The German of today is no different from that of
ten, twenty or thirty years ago. Since then the
number of Germans has not increased to any
considerable extent. The capabilities of genius
and energy cannot be considered more plentiful
than in former times. The one thing which has
changed considerably is the way in which these
values are utilized to the full by the manner of
their organization, and thanks to the formation
of a new method of the selection of the leaders.
[...]
Gentlemen, we are faced with enormous and
stupendous tasks. A new history of the
leadership of our nation must be constructed.
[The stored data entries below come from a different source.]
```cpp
int stream_wait_stream(Engine& e, hipStream_t waiter, hipStream_t on)
{
    if (waiter == on) return 0;
    std::lock_guard<std::mutex> lk(e.user_mu);
    const bool fence_free = g_knobs.fence_free_events.load() != 0;
    if (fence_free != e.order_ev_fence_free) {
        for (hipEvent_t& ev : e.order_ev) {
            if (ev) (void)hipEventDestroy(ev);
            ev = nullptr;
        }
        e.order_ev_fence_free = fence_free;
    }
    hipEvent_t& slot = e.order_ev[e.order_next++ % Engine::kOrderEvents];
    if (!slot) {
        if (!fence_free || hipEventCreateWithFlags(&slot, hipEventDisableTiming | hipEventDisableSystemFence) != hipSuccess) {
            if (fence_free) (void)hipGetLastError();
            slot = nullptr;
            HIP_TRY(hipEventCreateWithFlags(&slot, hipEventDisableTiming));
        }
    }
    HIP_TRY(hipEventRecord(slot, on));
    HIP_TRY(hipStreamWaitEvent(waiter, slot, 0));
    return 0;
}

uint32_t grid_for(const Engine& e)
{
    const uint32_t bpc = g_knobs.blocks_per_cu.load();
    return static_cast<uint32_t>(e.cus) * (bpc ? bpc : 1);
}

int ensure_ws(Workspace& w, uint32_t grid, hipStream_t s)
{
    if (w.grid_cap >= grid) return 0;
    if (w.partials) HIP_TRY(hipFree(w.partials));
    w.partials = nullptr;
    w.grid_cap = 0;
// ... 10 lines not shown
    if (cap == hipStreamCaptureStatusActive) {
        hipStreamCaptureMode relaxed = hipStreamCaptureModeRelaxed;
        const bool sw = hipThreadExchangeStreamCaptureMode(&relaxed) == hipSuccess;
        hipStream_t side = nullptr;
        hipError_t e1 = hipStreamCreateWithFlags(&side, hipStreamNonBlocking);
        if (e1 == hipSuccess) e1 = hipMemsetAsync(w.partials, 0, fsk_partials_bytes(grid), side);
        if (e1 == hipSuccess) e1 = hipStreamSynchronize(side);
        if (side) (void)hipStreamDestroy(side);
        if (sw) (void)hipThreadExchangeStreamCaptureMode(&relaxed);
        if (e1 != hipSuccess) return fail_hip("workspace zeroing beside a stream capture", e1);
    } else {
        HIP_TRY(hipMemsetAsync(w.partials, 0, fsk_partials_bytes(grid), s));
    }
    w.grid_cap = grid;
    return 0;
}

int count_device_async(Engine& e, const uint16_t* d_array, uint64_t n, uint64_t* d_out, hipStream_t s, Workspace& w, int op,
                       uint64_t* signal_word, uint64_t signal_value)
{
    const int base = op & OP_BASE_MASK;
    if (n == 0) {
        if (base == OP_FLAGSTAT_STORE) HIP_TRY(hipMemsetAsync(d_out, 0, 32 * sizeof(uint64_t), s));
        return 0;
    }
    if (!d_array) return fail_text("NULL array with n > 0");
    if (reinterpret_cast<uintptr_t>(d_array) & 1u) return fail_text("array must be 2-byte aligned");
    const uint32_t grid = grid_for(e);
    int rc = ensure_ws(w, grid, s);
    if (rc) return rc;
    if (base == OP_POSPOPCNT) {
        HIP_TRY(fsk_launch_pospopcnt(d_array, n, grid, w.partials, d_out, s, (!(op & OP_HOST_OUT) && g_knobs.epilogue.load()) ? 1 : 0));
    } else {
        const bool direct = base == OP_FLAGSTAT && !(op & OP_HOST_OUT) && g_knobs.epilogue.load() && !g_knobs.fuse.load();
        const int variant = g_knobs.variant.load() | (base == OP_FLAGSTAT_STORE ? 256 : 0) |
                            ((g_knobs.fuse.load() && !direct) ? 512 : 0) | ((op & OP_SUPERSET) ? 1024 : 0) | (direct ? 2048 : 0);
        HIP_TRY(fsk_launch(d_array, n, grid, variant, w.partials,
                           reinterpret_cast<uint32_t*>(w.partials + static_cast<size_t>(w.grid_cap) * fsk::kInternal), d_out, s,
                           signal_word, signal_value));
    }
    return 0;
}

int count_on_user_stream(const uint16_t* d_array, uint64_t n, uint64_t* d_out, void* stream, int op)
{
    if (!d_out) return fail_text("NULL d_out");
    int dev_out = -1, dev_in = -1;
    bool out_plain = false;
    int rc = device_of_pointer(d_out, "d_out", &dev_out, &out_plain);
    if (rc) return rc;
    if (!out_plain) op |= OP_HOST_OUT;
    if (n) {
        if (!d_array) return fail_text("NULL array with n > 0");
        rc = device_of_pointer(d_array, "d_array", &dev_in);
        if (rc) return rc;
        if (dev_in != dev_out) {
            char buf[160];
            std::snprintf(buf, sizeof buf, "d_array lives on device %d but d_out on device %d", dev_in, dev_out);
            return fail_text(buf);
        }
    }
    Engine* e = engine_for_device(dev_out);
    if (!e) return -1;
    DeviceGuard guard(e->device);
    if (!guard.ok()) return -1;
    hipStream_t s = static_cast<hipStream_t>(stream);
    rc = check_stream_device(s, e->device);
// ... 325 lines not shown
```

libflagstats_amd/csrc/flagstat_kernels.h:

```cpp
#ifndef FLAGSTAT_KERNELS_H_
#define FLAGSTAT_KERNELS_H_

#include <hip/hip_runtime.h>
#include <stddef.h>
#include <stdint.h>

namespace fsk {

constexpr int kThreads = 256;
constexpr int kUnroll = 8;
constexpr int kVecPerStep = kThreads * kUnroll;
constexpr int kGroupTicketWord = 288;
constexpr int kGroupCopyWord = 512;
constexpr int kInternal = 21;

struct DynSched {
    uint64_t* block;
    uint32_t c0;
    uint32_t inv;
    uint32_t cmax;
    uint32_t lgq;
};

struct HostSignal {
    uint64_t* pairs;
    uint64_t value;
};

struct CountArgs {
    const void* a0;
    uint64_t lo, hi;
    uint64_t nsteps;
    uint64_t fast_begin;
    uint64_t fast_end;
    uint32_t grid;
    uint64_t* partials;
    uint32_t* ticket;
    uint64_t* out;
    DynSched dyn;
    HostSignal sig;
    int mode;
};

}

extern "C" {
// ... 27 lines not shown
```

libflagstats_amd/csrc/flagstat_kernels.hip:

```cpp
#include <hip/hip_runtime.h>
#include <stdint.h>

#include <atomic>

#include "flagstat_count_core.h"

namespace fsk {

template <int DEPTH, int STAGE, bool NT, int USTRIDE, bool HAS_NEXT = true>
__device__ __forceinline__ void step(Lane<DEPTH>& s, uint4 (&v)[kUnroll], uint32_t blk, const uint4* __restrict__ next,
                                     const uint4* __restrict__ cur = nullptr)
{
    static_assert(STAGE == 0 || STAGE == 1 || STAGE == 9, "the product carries three schedules; the others: flagstat_kernels_tuning.hip");
    uint32_t t8a = 0, t8b = 0, f8a = 0, f8b = 0, s8a = 0, s8b = 0;
#pragma unroll
    for (int half = 0; half < 2; ++half) {
        uint32_t t4a = 0, t4b = 0, f4a = 0, f4b = 0, s4a = 0, s4b = 0;
#pragma unroll
        for (int q = 0; q < 2; ++q) {
            uint32_t T[4], F[4], S[4];
#pragma unroll
            for (int k = 0; k < 2; ++k) {
                uint32_t L0, H0, L1, H1;
                const int uu = half * 4 + q * 2 + k;
// ... 132 lines not shown
            uint4 v[kUnroll];
            load_step<NT, US>(v, a0, st, lane_off, lo, hi, fast_begin, fast_end);
            step_and_count(s, v, blk);
        }
    }
    flush(s, blk);

    constexpr int kWaves = kThreads / 64;
    __shared__ uint32_t red[kWaves][kInternal];
    uint32_t wsum[kInternal];
#pragma unroll
    for (int c = 0; c < kInternal; ++c) wsum[c] = wave_sum_lane63(s.acc[c]);
    if (lane == 63 && wave < kWaves) {
#pragma unroll
        for (int c = 0; c < kInternal; ++c) red[wave][c] = wsum[c];
    }
    __syncthreads();
    uint64_t sum = 0;
    if (threadIdx.x < kInternal) {
#pragma unroll
        for (int w = 0; w < kWaves; ++w) sum += red[w][threadIdx.x];
    }
    if (mode & 32) {
        __shared__ uint64_t one_tot[32];
        if (threadIdx.x < kInternal) one_tot[threadIdx.x] = sum;
        __syncthreads();
        if (threadIdx.x < 32) store_pair(sig, slot_value(one_tot, mode, hi - lo));
        return;
    }
    if (mode & 4) {
        __shared__ uint64_t wg_tot[32];
        if (threadIdx.x < kInternal) wg_tot[threadIdx.x] = sum;
        __syncthreads();
        if (mode & 8)
            grouped_epilogue(wg_tot, out, mode, blockIdx.x == 0 ? hi - lo : 0, dyn.block);
        else
            finalize_slots<true>(wg_tot, out, mode, blockIdx.x == 0 ? hi - lo : 0);
        return;
    }
    if (threadIdx.x < kInternal) {
        __hip_atomic_store(&partials[static_cast<uint64_t>(threadIdx.x) * gridDim.x + blockIdx.x], sum, __ATOMIC_RELAXED,
                           __HIP_MEMORY_SCOPE_AGENT);
    }
    (void)ticket;
}

constexpr int kFinalizeThreads = 1024;

__global__ __launch_bounds__(kFinalizeThreads) void flagstat_finalize(const uint64_t* __restrict__ partials,
                                                                      uint32_t nblocks, uint64_t* __restrict__ out,
                                                                      int mode, uint64_t n_flags, HostSignal sig)
{
    __shared__ uint64_t tot[32];
    const uint32_t lane = threadIdx.x & 63u, wave = threadIdx.x >> 6;
    for (uint32_t c = wave; c < kInternal; c += kFinalizeThreads / 64) {
        uint64_t x = 0;
        for (uint32_t b = lane; b < nblocks; b += 64) x += partials[static_cast<uint64_t>(c) * nblocks + b];
#pragma unroll
        for (int d = 32; d >= 1; d >>= 1) x += __shfl_xor(x, d, 64);
        if (lane == 0) tot[c] = x;
    }
    __syncthreads();
    if (sig.pairs != nullptr) {
        if (threadIdx.x < 32) store_pair(sig, slot_value(tot, mode, n_flags));
        return;
    }
    finalize_slots(tot, out, mode, n_flags);
// ... 46 lines not shown
static hipError_t launch_count_t(const fsk::CountArgs& a, hipStream_t stream)
{
    hipLaunchKernelGGL((fsk::flagstat_count<DEPTH, NT, PREFETCH, INTERLEAVE, STAGE>), dim3(a.grid), dim3(fsk::kThreads), 0, stream,
                       reinterpret_cast<const uint4*>(a.a0), a.lo, a.hi, a.nsteps, a.fast_begin, a.fast_end, a.partials,
                       a.ticket, a.out, a.mode, a.dyn, a.sig);
    return hipGetLastError();
}

extern "C" hipError_t fsk_launch(const uint16_t* d_array, uint64_t n, uint32_t grid, int variant, uint64_t* d_partials,
                                 uint32_t* d_ticket, uint64_t* d_out32, hipStream_t stream, uint64_t* signal_word,
                                 uint64_t signal_value)
{
    if (fsk_tuning_launch)
        return fsk_tuning_launch(d_array, n, grid, variant, d_partials, d_ticket, d_out32, stream, signal_word, signal_value);
    if (n == 0) return hipSuccess;
    if (grid == 0 || d_array == nullptr || d_partials == nullptr || d_out32 == nullptr) return hipErrorInvalidValue;
    const uintptr_t addr = reinterpret_cast<uintptr_t>(d_array);
    if (addr & 1u) return hipErrorInvalidValue;
    fsk::CountArgs a;
    const uintptr_t base = addr & ~static_cast<uintptr_t>(15);
    a.a0 = reinterpret_cast<const void*>(base);
    a.lo = (addr - base) / 2;
    a.hi = a.lo + n;
    const uint64_t nvec = (a.hi + 7) / 8;
    const uint64_t vps = fsk::kVecPerStep;
    a.nsteps = (nvec + vps - 1) / vps;
    a.fast_begin = (a.lo == 0) ? 0 : 1;
    a.fast_end = (a.hi / 8) / vps;
    if (a.fast_end < a.fast_begin) a.fast_end = a.fast_begin;
    if (static_cast<uint64_t>(grid) > a.nsteps) grid = static_cast<uint32_t>(a.nsteps);
    a.grid = grid;
    a.partials = d_partials;
    a.mode = ((variant >> 8) & 1) | (((variant >> 10) & 1) << 1) | (((variant >> 11) & 1) << 2);
    if ((a.mode & 4) && (a.mode & 1)) return hipErrorInvalidValue;
    if ((variant >> 9) & 1) return hipErrorInvalidValue;
    a.ticket = nullptr;
    a.out = d_out32;
    a.dyn = fsk::DynSched{reinterpret_cast<uint64_t*>(d_ticket), 0xFFFFFFFFu, 0, 1, 0};
    if (g_epoch_stagger.load()) a.mode |= 16;
    a.sig = fsk::HostSignal{signal_word, signal_value};
    if (signal_word && !(a.mode & 1)) return hipErrorInvalidValue;
    if (signal_word && (a.mode & 1) && !(a.mode & 4) && grid == 1) a.mode |= 32;
    if ((a.mode & 4) && grid >= g_group_min_grid.load() && (a.nsteps + grid - 1) / grid <= g_group_max_steps.load() && d_ticket != nullptr)
        a.mode |= 8;
    g_last_mode.store(a.mode, std::memory_order_relaxed);
    hipError_t e;
    switch (variant & 255) {
    case 9: e = launch_count_t<8, true, false, true>(a, stream); break;
    case 25: e = launch_count_t<8, true, false, true, 1>(a, stream); break;
    case 71: e = launch_count_t<8, true, false, false, 9>(a, stream); break;
    default: return hipErrorInvalidValue;
    }
    if (e != hipSuccess) return e;
    if (a.mode & (4 | 32)) return hipSuccess;
    return fsk_launch_finalize(d_partials, grid, d_out32, a.mode, n, a.sig, stream);
}

extern "C" int fsk_variant_supported(int variant)
{
    switch (variant & 255) {
    case 9:
    case 25:
    case 71: return 1;
    default: return fsk_tuning_variant_supported ? fsk_tuning_variant_supported(variant) : 0;
    }
}

// ... 2 lines not shown
```

libflagstats_amd/csrc/flagstat_kernels_tuning.hip:

```cpp
#include <hip/hip_runtime.h>
#include <stdint.h>

#include <atomic>

#include "flagstat_count_core.h"

namespace fskt {
using namespace fsk;

struct LdsStage {
    const uint4* lane;
    uint32_t slot0;
    uint32_t first;
};

template <bool NT>
__device__ __forceinline__ void lds_dma16(const uint4* gsrc, uint32_t lds_dst)
{
    uint32_t keep;
    const uint32_t dst = __builtin_amdgcn_readfirstlane(lds_dst);
    if constexpr (NT)
        asm volatile("s_mov_b32 %0, m0\n\ts_mov_b32 m0, %2\n\ts_nop 0\n\tglobal_load_lds_dwordx4 %1, off nt\n\ts_mov_b32 m0, %0"
                     : "=&s"(keep) : "v"(gsrc), "s"(dst) : "memory");
    else
// ... 387 lines not shown
        if (x == 0x9E3779B9u) out[0] = x;
        return;
    }
    FSK_TL(3);

    constexpr int kWaves = (STAGE == 5 ? 2 * kThreads : kThreads) / 64;
    __shared__ uint32_t red[kWaves][kInternal];
    uint32_t wsum[kInternal];
#pragma unroll
    for (int c = 0; c < kInternal; ++c) wsum[c] = wave_sum_lane63(s.acc[c]);
    if (lane == 63 && wave < kWaves) {
#pragma unroll
        for (int c = 0; c < kInternal; ++c) red[wave][c] = wsum[c];
    }
    __syncthreads();
    uint64_t sum = 0;
    if (threadIdx.x < kInternal) {
#pragma unroll
        for (int w = 0; w < kWaves; ++w) sum += red[w][threadIdx.x];
    }
    if (mode & 32) {
        __shared__ uint64_t one_tot[32];
        if (threadIdx.x < kInternal) one_tot[threadIdx.x] = sum;
        __syncthreads();
        if (threadIdx.x < 32) store_pair(sig, slot_value(one_tot, mode, hi - lo));
        return;
    }
    if (mode & 4) {
        __shared__ uint64_t wg_tot[32];
        if (threadIdx.x < kInternal) wg_tot[threadIdx.x] = sum;
        __syncthreads();
        FSK_TL(4);
        if (mode & 4096) out += 32 * (blockIdx.x & 7u);
        if (mode & 8)
            grouped_epilogue(wg_tot, out, mode, blockIdx.x == 0 ? hi - lo : 0, dyn.block);
        else
            finalize_slots<true>(wg_tot, out, mode, blockIdx.x == 0 ? hi - lo : 0);
        if ((mode & 2048) && threadIdx.x == 0) {
            uint64_t* row = reinterpret_cast<uint64_t*>(ticket) + static_cast<uint64_t>(blockIdx.x) * 8;
            for (int i = 0; i < 5; ++i) row[i] = tl[i];
            row[5] = wall_clock64();
            row[6] = __builtin_amdgcn_s_getreg((31 << 11) | (0 << 6) | 20);
            row[7] = __builtin_amdgcn_s_getreg((31 << 11) | (0 << 6) | 4);
        }
        return;
    }
    if (threadIdx.x < kInternal) {
        __hip_atomic_store(&partials[static_cast<uint64_t>(threadIdx.x) * gridDim.x + blockIdx.x], sum, __ATOMIC_RELAXED,
                           __HIP_MEMORY_SCOPE_AGENT);
    }
    if (ticket == nullptr) return;

    asm volatile("s_waitcnt vmcnt(0)" ::: "memory");
    __shared__ uint32_t is_last;
    __shared__ uint64_t tot[32];
    __syncthreads();
    if (threadIdx.x == 0) {
        __builtin_amdgcn_fence(__ATOMIC_RELEASE, "agent");
        asm volatile("s_waitcnt vmcnt(0)" ::: "memory");
        const uint32_t t = __hip_atomic_fetch_add(ticket, 1u, __ATOMIC_RELAXED, __HIP_MEMORY_SCOPE_AGENT);
        const uint32_t last = (t == gridDim.x - 1) ? 1u : 0u;
        if (last) {
            __builtin_amdgcn_fence(__ATOMIC_ACQUIRE, "agent");
            asm volatile("s_waitcnt vmcnt(0)" ::: "memory");
        }
        is_last = last;
    }
// ... 56 lines not shown
                       reinterpret_cast<const uint4*>(a.a0), a.lo, a.hi, a.nsteps, a.fast_begin, a.fast_end, a.partials,
                       a.ticket, a.out, a.mode, a.dyn, a.sig);
    return hipGetLastError();
}
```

Its composition is dependent on race. It is,
however, just as necessary to demand and make
sure through the system and method of our
education that above all bravery and the
readiness to accept responsibility will be
regarded as essential qualities in those about
to assume public office of any kind.
When appointing men to leading positions in the
State and party, greater value should be placed
on character than on purely academic or
allegedly intellectual suitability. It is not
abstract knowledge which must be considered as a
decisive factor wherever a leader is required
but rather a natural talent for leadership, and
with it a highly developed sense of
responsibility which brings with it
determination, courage and endurance. It must be
recognized on principle that the lack of a sense
of responsibility can never be made up for by a
supposedly first-class academic training, of
which certificates may supply the fruit.
Knowledge and qualities of leadership, which
always imply energy, are not incompatible. But
in doubtful cases knowledge can in no
circumstances be a substitute for integrity,
courage, bravery and determination. These are
the qualities that are more important in a
leader of the people in the State and party.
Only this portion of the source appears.